**YOUR INSTRUCTIONS**
Copy out the lines below that hold the word "mats".
^^^^^^^^^^^^^^^^
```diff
diff --git a/cutrace_amd/csrc/scene_flatten.cpp b/cutrace_amd/csrc/scene_flatten.cpp
--- a/cutrace_amd/csrc/scene_flatten.cpp
+++ b/cutrace_amd/csrc/scene_flatten.cpp
@@ -439,4 +439,10 @@
     H.mesh = F.meshes[leaf];
     H.n_mesh = 1u;
   }
-}
+  if (!F.lights.empty() && F.lights.size() <= CTR_HEAD_LIGHTS && !F.mats.empty() && F.mats.size() <= CTR_HEAD_MATS) {
+    for (size_t i = 0; i < F.lights.size(); i++) H.lights[i] = F.lights[i];
+    for (size_t i = 0; i < F.mats.size(); i++) H.mats[i] = F.mats[i];
+    H.n_lights = (uint32_t)F.lights.size();
+    H.n_mats = (uint32_t)F.mats.size();
+  }
+}
```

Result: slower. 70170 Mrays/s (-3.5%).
^^^^^^^^^^^^^^^^
**EXERCISE RESULT**
+  if (!F.lights.empty() && F.lights.size() <= CTR_HEAD_LIGHTS && !F.mats.empty() && F.mats.size() <= CTR_HEAD_MATS) {
+    for (size_t i = 0; i < F.mats.size(); i++) H.mats[i] = F.mats[i];
+    H.n_mats = (uint32_t)F.mats.size();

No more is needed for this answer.